When I launched my first online course back in 2021, I had 11 students. Eleven brave souls who trusted a stranger on the internet to teach them something useful. Today, that number is in the thousands, and every single month I get emails from former students telling me what worked, what didn't, and where they got stuck.
That feedback loop is the backbone of my curriculum. It's how I refine every module, every lesson plan, every worksheet. And it's why I'm writing this particular guide right now — because over the past year, one topic has come up more than almost any other in my student community: how to build an income stream around AI without becoming an AI researcher.
This is the module I wish I had handed them on day one. So I'm sharing it publicly today. Consider it a free preview of the kind of thinking I build into my paid programs.

Let me walk you through the five approaches I teach in my recurring-revenue curriculum, complete with the real numbers, the lesson-learned stories, and the exact framework I give my students when they're starting from zero.

Lesson 1: Stop Selling APIs — Sell Simplicity

The biggest mistake I see in my cohort every single semester is what I call "the engineer trap." A technically skilled person sees an opportunity, dives straight into the product, and starts building a dashboard with seventeen API endpoints, real-time usage charts, and a billing system hooked up to Stripe.
Then they wonder why nobody signs up.
Here's the lesson learned after watching this play out dozens of times: your customers do not want to interact with an API. They never did. Even the developers among them — the ones who could technically integrate a raw API in an afternoon — would rather pay a premium for someone else to handle the messy parts.
This is the foundation of the entire business model, and I make it the very first module in my curriculum because if you don't internalize this concept, none of the other lessons will land.
The structure is straightforward in theory. You take an existing AI API platform, wrap it in a friendlier experience, and resell it to people who either don't have the time, the patience, or the technical depth to do it themselves. You become the translator between raw infrastructure and the end user.

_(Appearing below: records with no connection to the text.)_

# CPJKU/beat_this

Measured on NVIDIA H100. Metric: clips/sec (30 s audio->beats, final0), higher is better.
Workload: dtype f16

## Files before the change

beat_this_b200/csrc/kernels_attn.cu:

```cuda
#include <cstdio>

#include "tc_common.cuh"

namespace bt {

constexpr int AT_BQ = 128;
constexpr int AT_BKV = 64;
constexpr int AT_NST = 4;
constexpr int AT_WARPS = 8;
constexpr int AT_THREADS = 32 * (AT_WARPS + 1);
constexpr int AT_SQ = AT_BQ * 64;
constexpr int AT_SKV = AT_BKV * 64;
constexpr int AT_SMEM = 1024 + AT_SQ + AT_NST * 2 * AT_SKV + 128;

constexpr uint32_t AT_POLY_MASK = 0x52u;

__device__ __forceinline__ uint32_t sw64_off(int r, int c) {
  return static_cast<uint32_t>(r * 64 + ((c ^ ((r >> 1) & 3)) << 4));
}

__global__ void __launch_bounds__(AT_THREADS, 2)
attn_time_kernel(const __grid_constant__ CUtensorMap tmQ, const __grid_constant__ CUtensorMap tmKV,
                 const float* __restrict__ gates, h16* __restrict__ out, int L, int heads,
                 const ChunkSrc* __restrict__ chunks, int seqs_per_chunk) {
  extern __shared__ uint8_t smem_raw[];
  const uint32_t sbase = (smem_u32(smem_raw) + 1023u) & ~1023u;
  const uint32_t sQ = sbase;
  const uint32_t sK = sQ + AT_SQ;
  const uint32_t sV = sK + AT_NST * AT_SKV;
  const uint32_t bar_q = sV + AT_NST * AT_SKV;
  const uint32_t full = bar_q + 8;
  const uint32_t empty = full + 8 * AT_NST;

  const int warp = threadIdx.x >> 5, lane = threadIdx.x & 31;
  const int q0 = blockIdx.x * AT_BQ;
  const int h = blockIdx.y;
  const int seq = blockIdx.z;
  const int C = heads * 32;
  const int Lk = chunks ? chunks[seq / seqs_per_chunk].len : L;
  const int nkv = ceil_div(Lk, AT_BKV);

  if (threadIdx.x == 0) {
    mbar_init(bar_q, 1);
    for (int i = 0; i < AT_NST; ++i) {
      mbar_init(full + 8 * i, 1);
      mbar_init(empty + 8 * i, AT_WARPS);
    }
    fence_barrier_init();
  }
  __syncthreads();

  if (warp == AT_WARPS) {
    if (lane == 0) {
      tma_prefetch_desc(&tmQ);
      tma_prefetch_desc(&tmKV);
      mbar_expect_tx(bar_q, AT_SQ);
      tma_load_3d(sQ, &tmQ, bar_q, h * 32, q0, seq);
      for (int j = 0; j < nkv; ++j) {
        const int st = j % AT_NST;
        if (j >= AT_NST) mbar_wait(empty + 8 * st, ((j / AT_NST) - 1) & 1);
        mbar_expect_tx(full + 8 * st, 2 * AT_SKV);
        tma_load_3d(sK + st * AT_SKV, &tmKV, full + 8 * st, C + h * 32, j * AT_BKV, seq);
        tma_load_3d(sV + st * AT_SKV, &tmKV, full + 8 * st, 2 * C + h * 32, j * AT_BKV, seq);
      }
    }
    return;
  }

  const int r0 = warp * 16;
  mbar_wait(bar_q, 0);
  uint32_t qa[2][4];
#pragma unroll
  for (int ks = 0; ks < 2; ++ks) ldmatrix_x4(sQ + sw64_off(r0 + (lane & 15), 2 * ks + (lane >> 4)), qa[ks]);

  float o[4][4];
#pragma unroll
  for (int d = 0; d < 4; ++d) o[d][0] = o[d][1] = o[d][2] = o[d][3] = 0.f;
  float m_run[2] = {-INFINITY, -INFINITY}, l_run[2] = {0.f, 0.f};
  for (int j = 0; j < nkv; ++j) {
    const int st = j % AT_NST;
    mbar_wait(full + 8 * st, (j / AT_NST) & 1);
    const uint32_t kb = sK + st * AT_SKV, vb = sV + st * AT_SKV;
    float s[8][4];
#pragma unroll
    for (int nb = 0; nb < 8; ++nb) {
      s[nb][0] = s[nb][1] = s[nb][2] = s[nb][3] = 0.f;
      uint32_t kf[4];
      ldmatrix_x4(kb + sw64_off(nb * 8 + (lane & 7), lane >> 3), kf);
      mma_16816(s[nb], qa[0], kf[0], kf[1]);
      mma_16816(s[nb], qa[1], kf[2], kf[3]);
    }
    if (j == nkv - 1) {
      const int lim = Lk - j * AT_BKV;
#pragma unroll
      for (int nb = 0; nb < 8; ++nb) {
        const int key = nb * 8 + 2 * (lane & 3);
        if (key >= lim) s[nb][0] = s[nb][2] = -INFINITY;
        if (key + 1 >= lim) s[nb][1] = s[nb][3] = -INFINITY;
      }
    }
    float mx[2] = {-INFINITY, -INFINITY};
#pragma unroll
    for (int nb = 0; nb < 8; ++nb) {
      mx[0] = fmaxf(mx[0], fmaxf(s[nb][0], s[nb][1]));
      mx[1] = fmaxf(mx[1], fmaxf(s[nb][2], s[nb][3]));
    }
    float mref[2], alpha[2];
#pragma unroll
    for (int r = 0; r < 2; ++r) {
      mx[r] = fmaxf(mx[r], __shfl_xor_sync(0xffffffffu, mx[r], 1));
      mx[r] = fmaxf(mx[r], __shfl_xor_sync(0xffffffffu, mx[r], 2));
      mref[r] = fmaxf(m_run[r], mx[r]);
      alpha[r] = ex2_approx(m_run[r] - mref[r]);
      m_run[r] = mref[r];
      l_run[r] *= alpha[r];
    }
#pragma unroll
    for (int d = 0; d < 4; ++d) {
      o[d][0] *= alpha[0]; o[d][1] *= alpha[0];
      o[d][2] *= alpha[1]; o[d][3] *= alpha[1];
    }
    uint32_t pa[4][4];
#pragma unroll
    for (int nb = 0; nb < 8; ++nb) {
      float p[4];
#pragma unroll
      for (int i = 0; i < 4; ++i) {
        const float x = s[nb][i] - mref[i >> 1];
        p[i] = ((AT_POLY_MASK >> nb) & 1u) ? ex2_poly(x) : ex2_approx(x);
      }
      l_run[0] += p[0] + p[1];
      l_run[1] += p[2] + p[3];
      pa[nb >> 1][(nb & 1) * 2] = pack_h16x2(p[0], p[1]);
      pa[nb >> 1][(nb & 1) * 2 + 1] = pack_h16x2(p[2], p[3]);
    }
#pragma unroll
    for (int kk = 0; kk < 4; ++kk) {
      const int key = kk * 16 + (lane & 7) + ((lane >> 3) & 1) * 8;
#pragma unroll
      for (int dp = 0; dp < 2; ++dp) {
        uint32_t vf[4];
        ldmatrix_x4_trans(vb + sw64_off(key, 2 * dp + (lane >> 4)), vf);
        mma_16816(o[2 * dp], pa[kk], vf[0], vf[1]);
        mma_16816(o[2 * dp + 1], pa[kk], vf[2], vf[3]);
      }
    }
    __syncwarp();
    if (lane == 0) mbar_arrive(empty + 8 * st);
  }
#pragma unroll
  for (int r = 0; r < 2; ++r) {
    l_run[r] += __shfl_xor_sync(0xffffffffu, l_run[r], 1);
    l_run[r] += __shfl_xor_sync(0xffffffffu, l_run[r], 2);
  }
#pragma unroll
  for (int r = 0; r < 2; ++r) {
    const int q = q0 + r0 + (lane >> 2) + 8 * r;
    if (q < L) {
      const int64_t m = static_cast<int64_t>(seq) * L + q;
      const float gsc = gates[m * heads + h] / l_run[r];
      h16* dst = out + m * C + h * 32 + 2 * (lane & 3);
#pragma unroll
      for (int d = 0; d < 4; ++d)
        *reinterpret_cast<uint32_t*>(dst + 8 * d) = pack_h16x2(o[d][2 * r] * gsc, o[d][2 * r + 1] * gsc);
    }
  }
}

struct TcAttnPlan {
  CUtensorMap tmQ;
  CUtensorMap tmKV;
  int seqs, L, heads;
};

TcAttnPlan* tc_attn_plan_create(const void* qkv, int seqs, int L, int heads, char* err, int errlen) {
  TcAttnPlan* p = new TcAttnPlan();
  p->seqs = seqs; p->L = L; p->heads = heads;
  const int C = heads * 32;
  const uint64_t dims[3] = {static_cast<uint64_t>(3 * C), static_cast<uint64_t>(L), static_cast<uint64_t>(seqs)};
  const uint64_t strides[2] = {static_cast<uint64_t>(3 * C) * 2, static_cast<uint64_t>(L) * 3 * C * 2};
  const uint32_t box_q[3] = {32, AT_BQ, 1};
  const uint32_t box_kv[3] = {32, AT_BKV, 1};
  if (!make_tmap(&p->tmQ, qkv, 3, dims, strides, box_q, 64, err, errlen) ||
      !make_tmap(&p->tmKV, qkv, 3, dims, strides, box_kv, 64, err, errlen)) {
    delete p;
    return nullptr;
  }
  return p;
}
void tc_attn_plan_destroy(TcAttnPlan* p) { delete p; }

void launch_attn_time_tc(const TcAttnPlan* p, const float* gates, void* out, cudaStream_t st, const ChunkSrc* chunks,
                         int seqs_per_chunk) {
  dim3 grid(ceil_div(p->L, AT_BQ), p->heads, p->seqs);
  attn_time_kernel<<<grid, AT_THREADS, AT_SMEM, st>>>(p->tmQ, p->tmKV, gates, reinterpret_cast<h16*>(out), p->L, p->heads,
                                                      chunks, seqs_per_chunk);
}

int tc_init_attn(char* err, int errlen) {
  const cudaError_t r = cudaFuncSetAttribute(attn_time_kernel, cudaFuncAttributeMaxDynamicSharedMemorySize, AT_SMEM);
  if (r != cudaSuccess) {
    snprintf(err, errlen, "cudaFuncSetAttribute(attn_time_kernel) failed: %s", cudaGetErrorString(r));
    return -1;
  }
  return 0;
}

}
```

Before: 750.6.

## Drop dedicated TMA producer warp, issue loads from consumer thread; precompute swizzle offsets

Removes the separate producer warp. Thread 0 of the consumer warps now issues the initial K/V prefetch and, inside the main loop, refills the slot freed in the previous iteration. It also precomputes the swizzled ldmatrix offsets as per-lane constants plus immediate strides, and skips the output rescale when every alpha in the warp is one. This saves one warp per CTA and some address arithmetic. The cost is that warp 0 stalls on the empty barrier before it can refill, which can delay the producer and serialize warp 0 behind the slowest warp.

```diff
diff --git a/beat_this_b200/csrc/kernels_attn.cu b/beat_this_b200/csrc/kernels_attn.cu
--- a/beat_this_b200/csrc/kernels_attn.cu
+++ b/beat_this_b200/csrc/kernels_attn.cu
@@ -4,11 +4,12 @@
 
 namespace bt {
 
-constexpr int AT_BQ = 128;
+constexpr int AT_WARPS = 8;
+constexpr int AT_CTAS_PER_SM = 2;
+constexpr int AT_BQ = 16 * AT_WARPS;
 constexpr int AT_BKV = 64;
 constexpr int AT_NST = 4;
-constexpr int AT_WARPS = 8;
-constexpr int AT_THREADS = 32 * (AT_WARPS + 1);
+constexpr int AT_THREADS = 32 * AT_WARPS;
 constexpr int AT_SQ = AT_BQ * 64;
 constexpr int AT_SKV = AT_BKV * 64;
 constexpr int AT_SMEM = 1024 + AT_SQ + AT_NST * 2 * AT_SKV + 128;
@@ -19,7 +20,7 @@
   return static_cast<uint32_t>(r * 64 + ((c ^ ((r >> 1) & 3)) << 4));
 }
 
-__global__ void __launch_bounds__(AT_THREADS, 2)
+__global__ void __launch_bounds__(AT_THREADS, AT_CTAS_PER_SM)
 attn_time_kernel(const __grid_constant__ CUtensorMap tmQ, const __grid_constant__ CUtensorMap tmKV,
                  const float* __restrict__ gates, h16* __restrict__ out, int L, int heads,
                  const ChunkSrc* __restrict__ chunks, int seqs_per_chunk) {
@@ -50,21 +51,18 @@
   }
   __syncthreads();
 
-  if (warp == AT_WARPS) {
-    if (lane == 0) {
-      tma_prefetch_desc(&tmQ);
-      tma_prefetch_desc(&tmKV);
-      mbar_expect_tx(bar_q, AT_SQ);
-      tma_load_3d(sQ, &tmQ, bar_q, h * 32, q0, seq);
-      for (int j = 0; j < nkv; ++j) {
-        const int st = j % AT_NST;
-        if (j >= AT_NST) mbar_wait(empty + 8 * st, ((j / AT_NST) - 1) & 1);
-        mbar_expect_tx(full + 8 * st, 2 * AT_SKV);
-        tma_load_3d(sK + st * AT_SKV, &tmKV, full + 8 * st, C + h * 32, j * AT_BKV, seq);
-        tma_load_3d(sV + st * AT_SKV, &tmKV, full + 8 * st, 2 * C + h * 32, j * AT_BKV, seq);
-      }
-    }
-    return;
+  auto load_kv = [&](int j) {
+    const int st = j % AT_NST;
+    mbar_expect_tx(full + 8 * st, 2 * AT_SKV);
+    tma_load_3d(sK + st * AT_SKV, &tmKV, full + 8 * st, C + h * 32, j * AT_BKV, seq);
+    tma_load_3d(sV + st * AT_SKV, &tmKV, full + 8 * st, 2 * C + h * 32, j * AT_BKV, seq);
+  };
+  if (threadIdx.x == 0) {
+    tma_prefetch_desc(&tmQ);
+    tma_prefetch_desc(&tmKV);
+    mbar_expect_tx(bar_q, AT_SQ);
+    tma_load_3d(sQ, &tmQ, bar_q, h * 32, q0, seq);
+    for (int j = 0; j < AT_NST && j < nkv; ++j) load_kv(j);
   }
 
   const int r0 = warp * 16;
@@ -72,6 +70,10 @@
   uint32_t qa[2][4];
 #pragma unroll
   for (int ks = 0; ks < 2; ++ks) ldmatrix_x4(sQ + sw64_off(r0 + (lane & 15), 2 * ks + (lane >> 4)), qa[ks]);
+
+  const uint32_t k_off = sw64_off(lane & 7, lane >> 3);
+  const uint32_t v_off = sw64_off((lane & 7) + ((lane >> 3) & 1) * 8, lane >> 4);
+  const uint32_t v_off1 = v_off ^ 32u;
 
   float o[4][4];
 #pragma unroll
@@ -79,14 +81,19 @@
   float m_run[2] = {-INFINITY, -INFINITY}, l_run[2] = {0.f, 0.f};
   for (int j = 0; j < nkv; ++j) {
     const int st = j % AT_NST;
+    if (threadIdx.x == 0 && j >= 1 && j + AT_NST - 1 < nkv) {
+      mbar_wait(empty + 8 * ((j - 1) % AT_NST), ((j - 1) / AT_NST) & 1);
+      load_kv(j + AT_NST - 1);
+    }
     mbar_wait(full + 8 * st, (j / AT_NST) & 1);
-    const uint32_t kb = sK + st * AT_SKV, vb = sV + st * AT_SKV;
+    const uint32_t kb = sK + st * AT_SKV + k_off;
+    const uint32_t vb0 = sV + st * AT_SKV + v_off, vb1 = sV + st * AT_SKV + v_off1;
     float s[8][4];
 #pragma unroll
     for (int nb = 0; nb < 8; ++nb) {
       s[nb][0] = s[nb][1] = s[nb][2] = s[nb][3] = 0.f;
       uint32_t kf[4];
-      ldmatrix_x4(kb + sw64_off(nb * 8 + (lane & 7), lane >> 3), kf);
+      ldmatrix_x4(kb + nb * 512, kf);
       mma_16816(s[nb], qa[0], kf[0], kf[1]);
       mma_16816(s[nb], qa[1], kf[2], kf[3]);
     }
@@ -99,9 +106,9 @@
         if (key + 1 >= lim) s[nb][1] = s[nb][3] = -INFINITY;
       }
     }
-    float mx[2] = {-INFINITY, -INFINITY};
-#pragma unroll
-    for (int nb = 0; nb < 8; ++nb) {
+    float mx[2] = {fmaxf(s[0][0], s[0][1]), fmaxf(s[0][2], s[0][3])};
+#pragma unroll
+    for (int nb = 1; nb < 8; ++nb) {
       mx[0] = fmaxf(mx[0], fmaxf(s[nb][0], s[nb][1]));
       mx[1] = fmaxf(mx[1], fmaxf(s[nb][2], s[nb][3]));
     }
@@ -115,6 +122,7 @@
       m_run[r] = mref[r];
       l_run[r] *= alpha[r];
     }
+    if (__any_sync(0xffffffffu, alpha[0] != 1.f || alpha[1] != 1.f))
 #pragma unroll
     for (int d = 0; d < 4; ++d) {
       o[d][0] *= alpha[0]; o[d][1] *= alpha[0];
@@ -136,11 +144,10 @@
     }
 #pragma unroll
     for (int kk = 0; kk < 4; ++kk) {
-      const int key = kk * 16 + (lane & 7) + ((lane >> 3) & 1) * 8;
 #pragma unroll
       for (int dp = 0; dp < 2; ++dp) {
         uint32_t vf[4];
-        ldmatrix_x4_trans(vb + sw64_off(key, 2 * dp + (lane >> 4)), vf);
+        ldmatrix_x4_trans((dp ? vb1 : vb0) + kk * 1024, vf);
         mma_16816(o[2 * dp], pa[kk], vf[0], vf[1]);
         mma_16816(o[2 * dp + 1], pa[kk], vf[2], vf[3]);
       }
```

Result: faster. 766.2, median of 6 (+2.1%).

What I tell my students is this: your job is not to sell AI capability. Your job is to sell the removal of friction. The moment you frame it that way, your entire marketing strategy rewrites itself.

Lesson 2: Pick Your Foundation Platform Like You Pick a Business Partner

In Module 2 of my course, I walk students through what I call the "platform selection matrix." It's a scoring rubric I built after watching too many students lock themselves into the wrong provider and waste six months rebuilding their integrations.
I won't get into every criterion in this public piece, but here are the four non-negotiables I hammer into my students' heads:
Breadth of model access. You want a platform that gives you room to grow. If your customers suddenly need a model type you don't have access to, you'll lose them to someone who does. I look for platforms offering 150+ models through a single integration point. That's the sweet spot — broad enough that you rarely hear "sorry, we don't support that," narrow enough that you can still understand the catalog.
Pricing structure. You need enough margin between what you pay and what you charge to actually run a business. If your wholesale cost leaves you with pennies per request, you'll be working seventy-hour weeks for coffee money.
Reliability. Your reputation becomes tied to your provider's uptime. Pick a platform that has invested in infrastructure rather than one that's running on vibes and a single server rack.
Built-in revenue share. Some platforms make you build a custom billing relationship from scratch. Others offer an affiliate or reseller structure right out of the gate. The latter saves you months of negotiation.

When I run this rubric against the options I recommend to my students, the Global API platform consistently scores at the top. I don't say that because I'm paid to — I say it because I've watched students who chose other foundations come back six months later asking how to migrate. The ones who chose well are still standing.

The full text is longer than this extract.